Audrey challenges participants to understand what “powerless” actually means. It’s not just inability to stop once started—it’s the complete loss of choice about whether to start. She describes how alcoholics can clearly remember the pain and humiliation of their last drunk, yet find themselves pulling into a liquor store with no memory of making that decision. This isn’t willpower failure; it’s a diseased mind that cannot defend against the first drink.
The speakers stress that many people drink too much and need to quit, but that’s different from being a real alcoholic. The distinction matters because it determines the solution. Someone who drinks too much might be able to quit through consequences, therapy, or willpower. A real alcoholic requires spiritual help because human resources prove utterly insufficient.
Moving into Step 2, Julie addresses the two types of people who enter AA: those with religious backgrounds and those who reject spiritual concepts entirely. She explains that both groups typically suffer from the same problem—they think they know better than everyone else. Bill Wilson’s story illustrates this perfectly: even after seeing clear evidence of spiritual transformation in his friend, Bill still harbored intellectual resistance to the God concept.
The key insight of Step 2 isn’t developing a complete understanding of God, but simply becoming willing to believe that some power greater than oneself might exist. Julie emphasizes that this power doesn’t need to be understood or defined—just acknowledged as a possibility. The step asks only: “Do I now believe, or am I even willing to believe, that there is a power greater than myself?”
Step 3 requires conviction based on the previous steps. Before making the Third Step prayer, one must be utterly convinced that self-will doesn’t work and that spiritual help offers the only viable alternative. AA speaker meetings on surrender and Step 3 often emphasize this decision point, but Audrey and Julie stress that it must be backed by honest admission of personal defeat.
The speakers warn against moving people through steps too quickly. Julie shares an example of sending someone home to try controlled drinking when they weren’t convinced of their powerlessness. Two weeks later, the woman called back ready to work—having discovered through painful experience that she truly couldn’t control her drinking.
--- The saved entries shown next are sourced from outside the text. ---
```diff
@@ -132,14 +174,11 @@
 {
     B200_PDL_ENTRY();
     typedef typename Bd<HBD>::pixel pixel;
-    const int plane = blockIdx.z;
-    if (plane ? !f.filter_uv : !f.filter_y) return;
+    typedef typename LfWord<HBD>::T word;
+    int plane, x4, y4;
+    if (!lf_thread_unit(f, ya4, yb4, plane, x4, y4) || y4 == 0) return;
     const int ssh = plane ? f.ss_hor : 0, ssv = plane ? f.ss_ver : 0;
-    const int x = blockIdx.x * 128 + threadIdx.x;
-    const int y4 = (ya4 >> ssv) + blockIdx.y * 2 + threadIdx.y;
-    const int pw4 = (f.w4 + ssh) >> ssh, ph4 = imin((f.h4 + ssv) >> ssv, (yb4 + ssv) >> ssv);
-    if (x >= pw4 * 4 || y4 >= ph4 || y4 == 0) return;
-    const int x4 = x >> 2, sbx = x4 >> (5 - ssh), xi = x4 & ((32 >> ssh) - 1);
+    const int sbx = x4 >> (5 - ssh), xi = x4 & ((32 >> ssh) - 1);
     const int sby = y4 >> (5 - ssv), yi = y4 & ((32 >> ssv) - 1);
     const B200Av1Filter &m = f.mask[sby * f.sb128w + sbx];
     const int wd = lf_width(m, plane, 1, yi, xi, ssh);
@@ -148,8 +187,25 @@
     const int c = plane == 0 ? 1 : plane + 1;
     const int L = l[0][c] ? l[0][c] : l[-f.b4_stride][c];
     if (!L) return;
-    pixel *p = (pixel *)f.pic + f.plane_off[plane] + (ptrdiff_t)(y4 * 4) * f.stride[plane] + x;
-    lf_line<HBD>(p, f.stride[plane], f.lut.e[L], f.lut.i[L], L >> 4, wd, bdmax);
+    const int E = f.lut.e[L], I = f.lut.i[L], H = L >> 4;
+    const ptrdiff_t s = f.stride[plane] >> 2;
+    word *p = (word *)((pixel *)f.pic + f.plane_off[plane] + (ptrdiff_t)(y4 * 4) * f.stride[plane] + x4 * 4);
+    const int nr = wd == 16 ? 7 : wd == 8 ? 4 : wd == 6 ? 3 : 2;
+    word r[14];
+#pragma unroll
+    for (int k = 0; k < 14; k++)
+        if (k >= 7 - nr && k < 7 + nr) r[k] = p[(k - 7) * s];
+    LfCol<HBD, 0> c0{ r };
+    LfCol<HBD, 1> c1{ r };
+    LfCol<HBD, 2> c2{ r };
+    LfCol<HBD, 3> c3{ r };
+    const int fm = lf_line_acc<HBD>(c0, E, I, H, wd, bdmax) | lf_line_acc<HBD>(c1, E, I, H, wd, bdmax) |
+                   lf_line_acc<HBD>(c2, E, I, H, wd, bdmax) | lf_line_acc<HBD>(c3, E, I, H, wd, bdmax);
+    if (!fm) return;
+    const int nw = wd == 16 ? 6 : wd == 8 ? 3 : 2;
+#pragma unroll
+    for (int k = 1; k < 13; k++)
+        if (k >= 7 - nw && k < 7 + nw) p[(k - 7) * s] = r[k];
 }
 
 struct LfSbArgs {
@@ -178,14 +234,19 @@
 {
     if (int r = check_bdmax(bdmax, "b200_lf_frame")) return r;
     if (!f->filter_y) return 0;
+    const int planes = f->filter_uv ? 3 : 1;
+    const size_t px = bdmax > 255 ? 2 : 1;
+    for (int pl = 0; pl < planes; pl++)
+        if ((f->stride[pl] & 3) || (f->plane_off[pl] & 3) || ((uintptr_t)f->pic % (4 * px))) { b200_set_error("b200_lf_frame: planes must be 4-sample aligned"); return -2; }
     ya4 = imax(ya4, 0); yb4 = imin(yb4, f->h4);
     if (yb4 <= ya4) return 0;
     if ((ya4 & 1) || ((yb4 & 1) && yb4 != f->h4)) { b200_set_error("b200_lf_frame: odd band boundary"); return -2; }
-    const int w4 = f->w4, n4 = yb4 - ya4;
-    if (int r = launch_hbd(bdmax, Launch::pdl, dim3((w4 + 31) / 32, (n4 + 7) / 8, 3), dim3(32, 8), 0, stream,
+    int ctas = 0;
+    for (int pl = 0; pl < planes; pl++) ctas += lf_plane_grid(*f, pl, ya4, yb4).n;
+    if (int r = launch_hbd(bdmax, Launch::pdl, dim3(ctas), dim3(32, 8), 0, stream,
                            [&](auto hbd) { return std::make_tuple(lf_cols_kernel<hbd>, *f, bdmax, ya4, yb4); }))
         return r;
-    return launch_hbd(bdmax, Launch::pdl, dim3((w4 * 4 + 127) / 128, (n4 + 1) / 2, 3), dim3(128, 2), 0, stream,
+    return launch_hbd(bdmax, Launch::pdl, dim3(ctas), dim3(32, 8), 0, stream,
                       [&](auto hbd) { return std::make_tuple(lf_rows_kernel<hbd>, *f, bdmax, ya4, yb4); });
 }
 
```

## Pair chroma tiles per block and stage SGR lookup table in shared memory

Applied to the files above, without the earlier changes.

When the chroma unit size is 32, each 256-thread block now runs two 32-wide chroma tiles (U and V) at once, with two 128-thread halves and separate shared-memory slices, and the V-plane blocks are dropped from the grid. This is meant to cut the idle threads and extra blocks that narrow chroma tiles cause. The x_by_x table moves from constant memory into a shared-memory copy, so divergent lookups no longer serialize on the constant cache. Type-0 copy tiles now go through the shared source tile instead of storing directly, and the tile compute is split into two passes, which adds a table-staging step to every block.

Result: faster. 22490 before, 23260 after (median of 6 runs) (+3.4%).

```diff
diff --git a/dav1d_b200/csrc/looprestoration.cu b/dav1d_b200/csrc/looprestoration.cu
--- a/dav1d_b200/csrc/looprestoration.cu
+++ b/dav1d_b200/csrc/looprestoration.cu
@@ -1,38 +1,51 @@
 #include "host_util.h"
-#define B200_TBL __constant__
+#define B200_TBL __device__
 #include "tables_gen.h"
 
 namespace b200 {
 
-constexpr int kTW = 64, kTH = 32, kSW = kTW + 6, kSH = kTH + 6;
+constexpr int kTW = 64, kTH = 32, kSH = kTH + 6;
 
 struct LrTileParams {
     int type;
     int fh[7], fv[7];
     unsigned s0, s1; int w0, w1;
+    ptrdiff_t out; int st;
 };
 
-struct LrShared {
-    uint16_t src[kSH][kSW + 2];
+template <int TW> struct LrShared {
+    static constexpr int SW = TW + 6;
+    LrTileParams P;
+    uint16_t src[kSH][SW + 2];
     union {
-        uint16_t hor[kSH][kTW];
+        uint16_t hor[kSH][TW];
         struct {
-            int A3[kTH + 2][kTW + 2]; uint16_t B3[kTH + 2][kTW + 2];
-            int A5[kTH / 2 + 2][kTW + 2]; uint16_t B5[kTH / 2 + 2][kTW + 2];
+            int A3[kTH + 2][TW + 2]; uint16_t B3[kTH + 2][TW + 2];
+            int A5[kTH / 2 + 2][TW + 2]; uint16_t B5[kTH / 2 + 2][TW + 2];
         } s;
     } u;
 };
-
-template <bool HBD, class Store>
-B200_DEV void lr_tile_compute(LrShared &sm, const LrTileParams &P, int tw, int th, int bdmax, Store store)
-{
-    const int tid = threadIdx.x, nt = blockDim.x;
+constexpr size_t kLrSmem = sizeof(LrShared<kTW>) > 2 * sizeof(LrShared<32>) ? sizeof(LrShared<kTW>) : 2 * sizeof(LrShared<32>);
+
+B200_DEV void lr_stage_x_by_x(unsigned *tbl)
+{
+    const int i = threadIdx.x;
+    if (i < 64)
+        tbl[i] = (unsigned)b200_sgr_x_by_x[4 * i] | (unsigned)b200_sgr_x_by_x[4 * i + 1] << 8 |
+                 (unsigned)b200_sgr_x_by_x[4 * i + 2] << 16 | (unsigned)b200_sgr_x_by_x[4 * i + 3] << 24;
+}
+
+template <bool HBD, int TW>
+B200_DEV void lr_tile_pass1(LrShared<TW> &sm, const LrTileParams &P, const unsigned *tbl, int tw, int th, int bdmax,
+                            int tid, int nt)
+{
     const int bitdepth = HBD ? 32 - __clz(bdmax) : 8;
+    const uint8_t *x_by_x = (const uint8_t *)tbl;
     if (P.type == 1) {
-        const int rbh = 3 + (bitdepth == 12) * 2, rbv = 11 - (bitdepth == 12) * 2;
+        const int rbh = 3 + (bitdepth == 12) * 2;
         const int clip_limit = 1 << (bitdepth + 1 + 7 - rbh);
-        for (int i = tid; i < (th + 6) * (kTW / 4); i += nt) {
-            const int y = i / (kTW / 4), x = (i - y * (kTW / 4)) * 4;
+        for (int i = tid; i < (th + 6) * (TW / 4); i += nt) {
+            const int y = i / (TW / 4), x = (i - y * (TW / 4)) * 4;
             if (x >= tw) continue;
             int v[10];
 #pragma unroll
@@ -46,28 +59,11 @@
                 sm.u.hor[y][x + j] = (uint16_t)iclip((sum + (1 << (rbh - 1))) >> rbh, 0, clip_limit - 1);
             }
         }
-        __syncthreads();
-        const int round_offset = 1 << (bitdepth + (rbv - 1));
-        for (int i = tid; i < ((th + 3) / 4) * kTW; i += nt) {
-            const int yq = i / kTW, x = i - yq * kTW, y = yq * 4;
-            if (x >= tw) continue;
-            int v[10];
-#pragma unroll
-            for (int k = 0; k < 10; k++) v[k] = y + k < th + 6 ? (int)sm.u.hor[y + k][x] : 0;
-#pragma unroll
-            for (int j = 0; j < 4; j++) {
-                if (y + j >= th) break;
-                int sum = -round_offset;
-#pragma unroll
-                for (int k = 0; k < 7; k++) sum += v[j + k] * P.fv[k];
-                store(x, y + j, iclip((sum + (1 << (rbv - 1))) >> rbv, 0, bdmax));
-            }
-        }
         return;
     }
     const int b8 = bitdepth - 8;
+    constexpr int NS = (TW + 2 + 3) / 4;
     if (P.s1) {
-        constexpr int NS = (kTW + 2 + 3) / 4;
         for (int i = tid; i < (th + 2) * NS; i += nt) {
             const int yy = i / NS, xx = (i - yy * NS) * 4;
             if (xx >= tw + 2) continue;
@@ -85,7 +81,7 @@
                 const int b = (sum + ((1 << b8) >> 1)) >> b8;
                 const unsigned p = (unsigned)imax(a * 9 - b * b, 0);
                 const unsigned z = (p * P.s1 + (1u << 19)) >> 20;
-                const unsigned x = b200_sgr_x_by_x[z < 255u ? z : 255u];
+                const unsigned x = x_by_x[z < 255u ? z : 255u];
                 sm.u.s.A3[yy][xx + k] = (int)((x * (unsigned)sum * 455u + (1u << 11)) >> 12);
                 sm.u.s.B3[yy][xx + k] = (uint16_t)x;
             }
@@ -93,7 +89,6 @@
     }
     if (P.s0) {
         const int nrow = (th + 1) / 2 + 1;
-        constexpr int NS = (kTW + 2 + 3) / 4;
         for (int i = tid; i < nrow * NS; i += nt) {
             const int j = i / NS, xx = (i - j * NS) * 4;
             if (xx >= tw + 2) continue;
@@ -115,15 +110,40 @@
                 const int b = (sum + ((1 << b8) >> 1)) >> b8;
                 const unsigned p = (unsigned)imax(a * 25 - b * b, 0);
                 const unsigned z = (p * P.s0 + (1u << 19)) >> 20;
-                const unsigned x = b200_sgr_x_by_x[z < 255u ? z : 255u];
+                const unsigned x = x_by_x[z < 255u ? z : 255u];
                 sm.u.s.A5[j][xx + k] = (int)((x * (unsigned)sum * 164u + (1u << 11)) >> 12);
                 sm.u.s.B5[j][xx + k] = (uint16_t)x;
             }
         }
     }
-    __syncthreads();
-    for (int i = tid; i < th * (kTW / 4); i += nt) {
-        const int y = i / (kTW / 4), x = (i - y * (kTW / 4)) * 4;
+}
+
+template <bool HBD, int TW, class Store>
+B200_DEV void lr_tile_pass2(LrShared<TW> &sm, const LrTileParams &P, int tw, int th, int bdmax, int tid, int nt, Store store)
+{
+    const int bitdepth = HBD ? 32 - __clz(bdmax) : 8;
+    if (P.type == 1) {
+        const int rbv = 11 - (bitdepth == 12) * 2;
+        const int round_offset = 1 << (bitdepth + (rbv - 1));
+        for (int i = tid; i < ((th + 3) / 4) * TW; i += nt) {
+            const int yq = i / TW, x = i - yq * TW, y = yq * 4;
+            if (x >= tw) continue;
+            int v[10];
+#pragma unroll
+            for (int k = 0; k < 10; k++) v[k] = y + k < th + 6 ? (int)sm.u.hor[y + k][x] : 0;
+#pragma unroll
+            for (int j = 0; j < 4; j++) {
+                if (y + j >= th) break;
+                int sum = -round_offset;
+#pragma unroll
+                for (int k = 0; k < 7; k++) sum += v[j + k] * P.fv[k];
+                store(x, y + j, iclip((sum + (1 << (rbv - 1))) >> rbv, 0, bdmax));
+            }
+        }
+        return;
+    }
+    for (int i = tid; i < th * (TW / 4); i += nt) {
+        const int y = i / (TW / 4), x = (i - y * (TW / 4)) * 4;
         if (x >= tw) continue;
         int t5a[4] = { 0, 0, 0, 0 }, t5b[4] = { 0, 0, 0, 0 }, t3a[4] = { 0, 0, 0, 0 }, t3b[4] = { 0, 0, 0, 0 };
         if (P.s0) {
@@ -201,26 +221,20 @@
     }
 }
 
-struct LrGrid { int base[3], nx[3]; unsigned nx_recip[3]; int ty0[3]; };
-
-template <bool HBD>
-#ifndef B200_LR_MINB
-#define B200_LR_MINB 6
-#endif
-__global__ void __launch_bounds__(256, B200_LR_MINB) lr_frame_kernel(const __grid_constant__ B200LrFrame f, const __grid_constant__ LrGrid lg, int bdmax)
-{
-    B200_PDL_ENTRY();
+struct LrGrid { int base[3], nx[3]; unsigned nx_recip[3]; int ty0[3]; int pair; };
+
+template <bool HBD, int TW, int NT>
+B200_DEV void lr_frame_tile(const B200LrFrame &f, const LrGrid &lg, int bdmax, int rp, int pl, int local, int tid,
+                            LrShared<TW> &sm, const unsigned *tbl)
+{
     typedef typename Bd<HBD>::pixel pixel;
-    __shared__ LrShared sm;
-    const int bid = blockIdx.x;
-    const int pl = bid >= lg.base[2] ? 2 : bid >= lg.base[1] ? 1 : 0;
     const int ssh = pl ? f.ss_hor : 0, ssv = pl ? f.ss_ver : 0;
     const int w = (f.w + ssh) >> ssh, h = (f.h + ssv) >> ssv;
     const int us_log2 = f.unit_size_log2[pl ? 1 : 0], unit = 1 << us_log2, half = unit >> 1;
-    const int tw_full = unit < kTW ? unit : kTW;
-    const int local = bid - lg.base[pl], nxp = lg.nx[pl];
-    const int tyl = nxp > 1 ? (int)__umulhi((unsigned)local, lg.nx_recip[pl]) : local, txi = local - tyl * nxp;
-    const int tyi = tyl + lg.ty0[pl];
+    const int tw_full = unit < TW ? unit : TW;
+    const int nxp = lg.nx[rp];
+    const int tyl = nxp > 1 ? (int)__umulhi((unsigned)local, lg.nx_recip[rp]) : local, txi = local - tyl * nxp;
+    const int tyi = tyl + lg.ty0[rp];
     const int x0 = txi * tw_full;
     const int k = ssv ? tyi : tyi >> 1, ty = ssv ? 0 : tyi & 1;
     const int y0s = k ? (64 * k - 8) >> ssv : 0;
@@ -230,20 +244,18 @@
     const int tw = imin(tw_full, w - x0), th = imin(kTH, y1s - ty0);
     const pixel *C = (const pixel *)f.cdef + f.plane_off[pl];
     const pixel *D = (const pixel *)f.dbl + f.plane_off[pl];
-    pixel *O = (pixel *)f.dst + f.plane_off[pl];
     const int st = f.stride[pl];
 
     const bool have_top = y0s > 0, have_bot = y1s < h;
     constexpr int PPW = HBD ? 2 : 4;
     const bool interior = x0 >= 4 && x0 + tw + 4 <= w && !(tw & 3) && !(x0 & 3) && !(st & (PPW - 1)) &&
-                          !(((uintptr_t)C | (uintptr_t)D | (uintptr_t)O) & 3);
+                          !(((uintptr_t)C | (uintptr_t)D | (uintptr_t)((pixel *)f.dst + f.plane_off[pl])) & 3);
     const int NW = (tw + 8) / PPW;
     const unsigned magic = recip16(NW);
 
-    __shared__ LrTileParams sP;
     B200RestorationUnit u;
     u.type = 0;
-    if (threadIdx.x == 0 && (f.restore_planes & (1 << pl))) {
+    if (tid == 0 && (f.restore_planes & (1 << pl))) {
         int n_full = 0;
         { const int max_unit = unit + half; if (w >= max_unit) n_full = (w - max_unit) / unit + 1; }
         const int ux = imin(x0 >> us_log2, n_full), xu = ux << us_log2;
@@ -256,12 +268,12 @@
         const int shift_hor = 7 - ssh;
         u = f.lr_mask[sb_idx + (xu >> shift_hor)].lr[pl][unit_idx + ((xu >> (shift_hor - 1)) & 1)];
     }
-    constexpr int NI = HBD ? 6 : 3;
+    constexpr int NI = ((kSH * (TW + 8)) / PPW + NT - 1) / NT;
     unsigned wv[NI];
     if (interior) {
 #pragma unroll
         for (int n = 0; n < NI; n++) {
-            const int i = threadIdx.x + n * 256;
+            const int i = tid + n * NT;
             const int yy = (int)((i * magic) >> 16), g = i - yy * NW;
             if (yy >= th + 6) break;
             int Y = ty0 - 3 + yy;
@@ -274,35 +286,10 @@
             wv[n] = *(const unsigned *)(base + (ptrdiff_t)Y * st + x0 - 4 + g * PPW);
         }
     }
-    if (threadIdx.x == 0) {
-        LrTileParams P;
-        lr_unit_params(u, HBD, P);
-        sP = P;
-    }
-    __syncthreads();
-    const LrTileParams &P = sP;
-    if (P.type == 0) {
-        if (interior) {
-#pragma unroll
-            for (int n = 0; n < NI; n++) {
-                const int i = threadIdx.x + n * 256;
-                const int yy = (int)((i * magic) >> 16), g = i - yy * NW;
-                if (yy >= th + 6) break;
-                if (yy >= 3 && yy < th + 3 && g * PPW >= 4 && g * PPW < tw + 4)
-                    *(unsigned *)(O + (ptrdiff_t)(ty0 - 3 + yy) * st + x0 - 4 + g * PPW) = wv[n];
-            }
-        } else
-        for (int i = threadIdx.x; i < kTW * th; i += blockDim.x) {
-            const int y = i / kTW, x = i - y * kTW;
-            if (x >= tw) continue;
-            O[(ptrdiff_t)(ty0 + y) * st + x0 + x] = C[(ptrdiff_t)(ty0 + y) * st + x0 + x];
-        }
-        return;
-    }
     if (interior) {
 #pragma unroll
         for (int n = 0; n < NI; n++) {
-            const int i = threadIdx.x + n * 256;
+            const int i = tid + n * NT;
             const int yy = (int)((i * magic) >> 16), g = i - yy * NW;
             if (yy >= th + 6) break;
             const int c0 = g * PPW - 1;
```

The bulk of their presentation focuses on Step 4 inventory work. They explain that resentments block spiritual connection and must be examined systematically. Using the four-column approach from the Big Book, they walk through how to identify resentments (column 1), causes (column 2), how self-esteem, security, ambitions, or relationships were threatened (column 3), and finally—most importantly—one’s own part (column 4).
The fourth column work represents a revolutionary shift from victim thinking to personal responsibility. Instead of focusing on what others did wrong, the inventory process reveals how self-centered fear drove the alcoholic’s reactions and decisions. This isn’t about blame or minimizing others’ harmful actions, but about finding the part of the conflict that can actually be changed—oneself.
Both speakers emphasize the crucial role of sponsorship in this process. AA Big Book study speaker talks and workshops like theirs demonstrate how thorough text knowledge enables sponsors to guide others through the steps effectively. They argue that recovery meetings focused on daily sharing rather than step work fail to produce lasting sobriety.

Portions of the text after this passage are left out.